=== DATA FOR THIS TASK ===

@@ -148,6 +153,11 @@
             c.wu = alloc((size_t)16 * cout * c.cin_pad);
             c.has_wu = true;
             slots.push_back(Slot{prefix + "weight", (long long)cout * cin * k * k, PK_WINO, c.wu, cout, cin, k, k, c.cin_pad, 0, 0});
+        }
+        if (k == 3 && cin == cout && cout == wino4_width && cout % 32 == 0 && split == 0) {
+            c.wu4 = alloc((size_t)36 * cout * c.cin_pad);
+            c.has_wu4 = true;
+            slots.push_back(Slot{prefix + "weight", (long long)cout * cin * k * k, PK_WINO4, c.wu4, cout, cin, k, k, c.cin_pad, 0, 0});
         }
         if (k == 3 && (gn_follows || local) && cout % 32 == 0) {
             c.wl = alloc((size_t)9 * cout * c.cin_pad);
@@ -261,6 +271,7 @@
     u->cfg = *cfg;
     u->L = cfg->n_levels;
     u->generic = cfg->chan % 32 != 0;
+    u->wino4_width = cfg->chan;
     for (int i = 0; i < cfg->n_levels; ++i)
         if (cfg->chan * cfg->mults[i] > 512) { set_error("unet_create: level widths above 512 channels are not supported"); delete u; return nullptr; }
     u->dims.push_back(cfg->in_ch);
@@ -396,6 +407,13 @@
         if (!u->graphs.empty()) DDK_HIP(hipDeviceSynchronize());
         drop_graphs(u);
         u->attn_kvctx = value != 0;
+        return DDK_OK;
+    }
+    if (option == DDK_OPT_WINO4) {
+        std::lock_guard<std::mutex> lock(u->mu);
+        if (!u->graphs.empty()) DDK_HIP(hipDeviceSynchronize());
+        drop_graphs(u);
+        u->wino4 = value != 0;
         return DDK_OK;
     }
     if (option == DDK_OPT_FIRST_GROUPNORM) {
@@ -524,6 +542,7 @@
             break;
         case PK_LINEAR_T: rc = ddk_pack_linear_T(canonical, dst, sl.O, sl.I, sl.ld, sl.col0, s); break;
         case PK_WINO: rc = ddk_pack_conv_weight_wino(canonical, dst, sl.O, sl.I, sl.i_pad, s); break;
+        case PK_WINO4: rc = ddk_pack_conv_weight_wino4(canonical, dst, sl.O, sl.I, sl.i_pad, s); break;
         case PK_LOCAL: rc = ddk_pack_conv_weight_local(canonical, dst, sl.O, sl.I, sl.i_pad, s); break;
         case PK_LOCAL1: rc = ddk_pack_conv1x1_weight_local(canonical, dst, sl.O, sl.I, sl.i_pad, s); break;
         case PK_CONVT_LOCAL: rc = ddk_pack_convT_weight_local(canonical, dst, sl.I, sl.O, s); break;
@@ -714,6 +733,13 @@
     return conv_forward(a, c.st, ln);
 }
 
+static int wino4_cluster_np(const ddk_unet& u, const ConvW& cw, int B, int H, int W, int cin, int N) {
+    return u.wino4 && cw.has_wu4 ? conv_wino4_cluster_np(B, H, W, cin, N, GROUPS) : 0;
+}
+static bool final_wino4(const ddk_unet& u, int B, int H, int W, int cin, int N) {
+    return u.wino4 && u.final_conv.has_wu4 && conv_wino4_stats_parts(B, H, W, cin, N, GROUPS) == conv_wino_stats_parts(B, H, W, cin, N, GROUPS);
+}
+
 static bool conv_gn_is_local(const ConvW& cw, int B, int H, int W, int c0, int c1, int N) {
     return (cw.has_wl && (H * W == 16 || (H * W == 4 && B % 4 == 0)) && conv_gn_local_ok(H, W, c0 + c1, c0, N, GROUPS)) ||
            (cw.has_wwl && H * W == 64 && conv_gn_wlocal_ok(H, W, c0 + c1, c0, N, GROUPS));
@@ -741,6 +767,21 @@
                            nullptr, nullptr, c.st));
         return groupnorm_mish(raw, c.P + n.g, c.P + n.b, temb, c.u.temb_total, addend, out, c.B, H * W, N, GROUPS, GN_EPS,
                               c.W + c.ly.off_gn, c.ly.gn_ws * sizeof(float), c.st, c.temb_rows);
+    }
+    const int cl4 = c.allow_cluster && conv_wino_cluster_device_ok() ? wino4_cluster_np(c.u, cw, c.B, H, W, c0 + c1, N) : 0;
+    if (cl4 > 0 && cl4 <= c.u.cluster_np_max && c.n_cluster++ < c.u.cluster_limit) {
+        ddk_conv_args a{};
+        a.kind = DDK_CONV3X3_S1;
+        a.src0 = src0; a.src1 = src1; a.c0 = c0; a.c1 = c1;
+        a.weight_wino = c.P + cw.wu4;
+        a.bias = cw.has_bias ? c.P + cw.b : nullptr;
+        a.resid = addend;
+        a.out = out;
+        a.B = c.B; a.H = H; a.W = W; a.N = N;
+        float* cl = c.W + c.ly.off_cl;
+        const WinoGnFuse f{c.P + n.g, c.P + n.b, temb, c.temb_rows, c.u.temb_total, GN_EPS, GROUPS, cl + cl_counter_floats(c.B),
+                           reinterpret_cast<unsigned*>(cl), reinterpret_cast<unsigned*>(cl + cl_fail_offset(c.B))};
+        return conv_wino4_forward(a, c.st, &f);
     }
     const int cl_np = c.allow_cluster && cw.has_wu && conv_wino_cluster_device_ok() ? conv_wino_cluster_np(c.B, H, W, c0 + c1, N, GROUPS) : 0;
     if (cl_np > 0 && cl_np <= c.u.cluster_np_max && c.n_cluster++ < c.u.cluster_limit) {
@@ -1151,7 +1192,16 @@
             a.bias = r.c2.has_bias ? P + r.c2.b : nullptr;
             a.B = B; a.H = H; a.W = W; a.N = r.co;
             const int cl_np = c.allow_cluster && conv_wino_cluster_device_ok() && r.ci <= 8 ? conv_wino_cluster_np(B, H, W, r.co, r.co, GROUPS) : 0;
-            if (cl_np > 0 && cl_np <= u.cluster_np_max && conv_wino_variant_new(B, H, W, r.co) && c.n_cluster++ < u.cluster_limit) {
+            const int cl4 = c.allow_cluster && conv_wino_cluster_device_ok() && r.ci <= 8 ? wino4_cluster_np(u, r.c2, B, H, W, r.co, r.co) : 0;
+            if (cl4 > 0 && cl4 <= u.cluster_np_max && c.n_cluster++ < u.cluster_limit) {
+                a.out = bufB;
+                a.weight_wino = P + r.c2.wu4;
+                float* cl = ws + ly.off_cl;
+                WinoGnFuse f{P + r.n2.g, P + r.n2.b, nullptr, nullptr, u.temb_total, GN_EPS, GROUPS, cl + cl_counter_floats(B),
+                             reinterpret_cast<unsigned*>(cl), reinterpret_cast<unsigned*>(cl + cl_fail_offset(B))};
+                f.res_x = x; f.res_w = P + r.res.w; f.res_b = r.res.has_bias ? P + r.res.b : nullptr; f.res_cin = r.ci; f.res_ld = r.res.cin_pad;
+                DDK_TRY(conv_wino4_forward(a, st, &f));
+            } else if (cl_np > 0 && cl_np <= u.cluster_np_max && conv_wino_variant_new(B, H, W, r.co) && c.n_cluster++ < u.cluster_limit) {
                 a.out = bufB;
                 float* cl = ws + ly.off_cl;
                 WinoGnFuse f{P + r.n2.g, P + r.n2.b, nullptr, nullptr, u.temb_total, GN_EPS, GROUPS, cl + cl_counter_floats(B),
@@ -1243,7 +1293,12 @@
         a.B = B; a.H = H; a.W = W; a.N = chan;
         a.gn_partials = gnp;
         a.gn_groups = GROUPS;
-        DDK_TRY(conv_forward(a, st));
+        if (final_wino4(u, B, H, W, cur_c, chan)) {
+            a.weight_wino = P + u.final_conv.wu4;
+            DDK_TRY(conv_wino4_forward(a, st));
+        } else {
+            DDK_TRY(conv_forward(a, st));
+        }
         if (step)
             return final_tail(raw, gnp, npf, P + u.final_norm.g, P + u.final_norm.b, GN_EPS, P + u.final_w, P + u.final_b, n_out, nullptr,
                               step->x, step->noise, step->noise_step_stride, step->t_first, t, step->c_recip, step->c_recipm1, step->c1,
@@ -1351,6 +1406,8 @@
         if (gn && cw.has_wl && (H * W == 16 || (H * W == 4 && B % 4 == 0)) && conv_gn_local_ok(H, W, cin, c0, N, GROUPS))
             return 2.0 * B * H * W * 9.0 * cin * N;
         if (gn && cw.has_wwl && H * W == 64 && conv_gn_wlocal_ok(H, W, cin, c0, N, GROUPS)) return 2.0 * B * (H * W / 4) * 16.0 * cin * N;
+        if (gn && u->cluster_gn && conv_wino_cluster_device_ok() && wino4_cluster_np(*u, cw, B, H, W, cin, N) > 0)
+            return 2.0 * (double)(ceil_div((long long)B * (H / 4) * (W / 4), 32) * 32) * 36.0 * cin * N;
         if (use_wino(cw, H, W, cin, N)) return 2.0 * (double)(ceil_div((long long)B * (H / 2) * (W / 2), 32) * 32) * 16.0 * cin * N;
         return 2.0 * B * H * W * 9.0 * cin * N;
     };
@@ -1395,7 +1452,10 @@
         H *= 2; W *= 2;
         cur_c = din;
     }
-    f += conv3(u->final_conv, H, W, cur_c, 0, u->cfg.chan, true) + 2.0 * B * H * W * (double)u->cfg.chan * u->cfg.in_ch;
+    const bool fw4 = final_wino4(*u, B, H, W, cur_c, u->cfg.chan) &&
+                     final_tail_ok(H * W, u->cfg.chan, GROUPS, u->cfg.in_ch, conv_wino_stats_parts(B, H, W, cur_c, u->cfg.chan, GROUPS));
+    f += (fw4 ? 2.0 * (double)(ceil_div((long long)B * (H / 4) * (W / 4), 32) * 32) * 36.0 * cur_c * u->cfg.chan
+              : conv3(u->final_conv, H, W, cur_c, 0, u->cfg.chan, true)) + 2.0 * B * H * W * (double)u->cfg.chan * u->cfg.in_ch;
     return f;
 }
 
diff --git a/downsampled-diffusion_amd/csrc/wino4_matrices.h b/downsampled-diffusion_amd/csrc/wino4_matrices.h
--- /dev/null
+++ b/downsampled-diffusion_amd/csrc/wino4_matrices.h
@@ -0,0 +1,42 @@
+#pragma once
+
+namespace ddk {
+namespace wino4 {
+
+constexpr double AT[4][6] = {
+    {1, 1, 1, 1, 1, 0},
+    {0, 1, -1, 0.5, -2, 0},
+    {0, 1, 1, 0.25, 4, 0},
+    {0, 1, -1, 0.125, -8, 1},
+};
+constexpr double G[6][3] = {
+    {1, 0, 0},
+    {1.0 / 3, 1.0 / 3, 1.0 / 3},
+    {-1.0 / 3, 1.0 / 3, -1.0 / 3},
+    {-16.0 / 15, -8.0 / 15, -4.0 / 15},
+    {1.0 / 15, -2.0 / 15, 4.0 / 15},
+    {0, 0, 1},
+};
+constexpr double BT[6][6] = {
+    {1, -1.5, -2, 1.5, 1, 0},
+    {0, -1, 0.5, 2.5, 1, 0},
+    {0, 1, -2.5, 0.5, 1, 0},
+    {0, -2, -1, 2, 1, 0},
+    {0, 0.5, -1, -0.5, 1, 0},
+    {0, 1, -1.5, -2, 1.5, 1},
+};
+
+template <class T>
+__host__ __device__ __forceinline__ void bt6(T x0, T x1, T x2, T x3, T x4, T x5, T& o0, T& o1, T& o2, T& o3, T& o4, T& o5) {
+    const T u = x4 - x2, w = x3 - x1;
+    const T a = u + 1.5f * x3, b = w + 1.5f * x2;
+    o0 = ((x0 + u) + 1.5f * w) - x2;
+    o1 = a + b;
+    o2 = a - b;
+    o3 = u + 2.0f * w;
+    o4 = u - 0.5f * w;
+    o5 = ((x5 + 1.5f * u) - x3) - w;
+}
+
+}
+}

===

WORK ITEM — Where the listing above has a line with "c.u.temb_total, GN_EPS, GROUPS, cl", start there, and output every line exactly through the line with "a.N = r.co;", which is also included.

RESPONSE TO THIS EXERCISE —
+        const WinoGnFuse f{c.P + n.g, c.P + n.b, temb, c.temb_rows, c.u.temb_total, GN_EPS, GROUPS, cl + cl_counter_floats(c.B),
+                           reinterpret_cast<unsigned*>(cl), reinterpret_cast<unsigned*>(cl + cl_fail_offset(c.B))};
+        return conv_wino4_forward(a, c.st, &f);
     }
     const int cl_np = c.allow_cluster && cw.has_wu && conv_wino_cluster_device_ok() ? conv_wino_cluster_np(c.B, H, W, c0 + c1, N, GROUPS) : 0;
     if (cl_np > 0 && cl_np <= c.u.cluster_np_max && c.n_cluster++ < c.u.cluster_limit) {
@@ -1151,7 +1192,16 @@
             a.bias = r.c2.has_bias ? P + r.c2.b : nullptr;
             a.B = B; a.H = H; a.W = W; a.N = r.co;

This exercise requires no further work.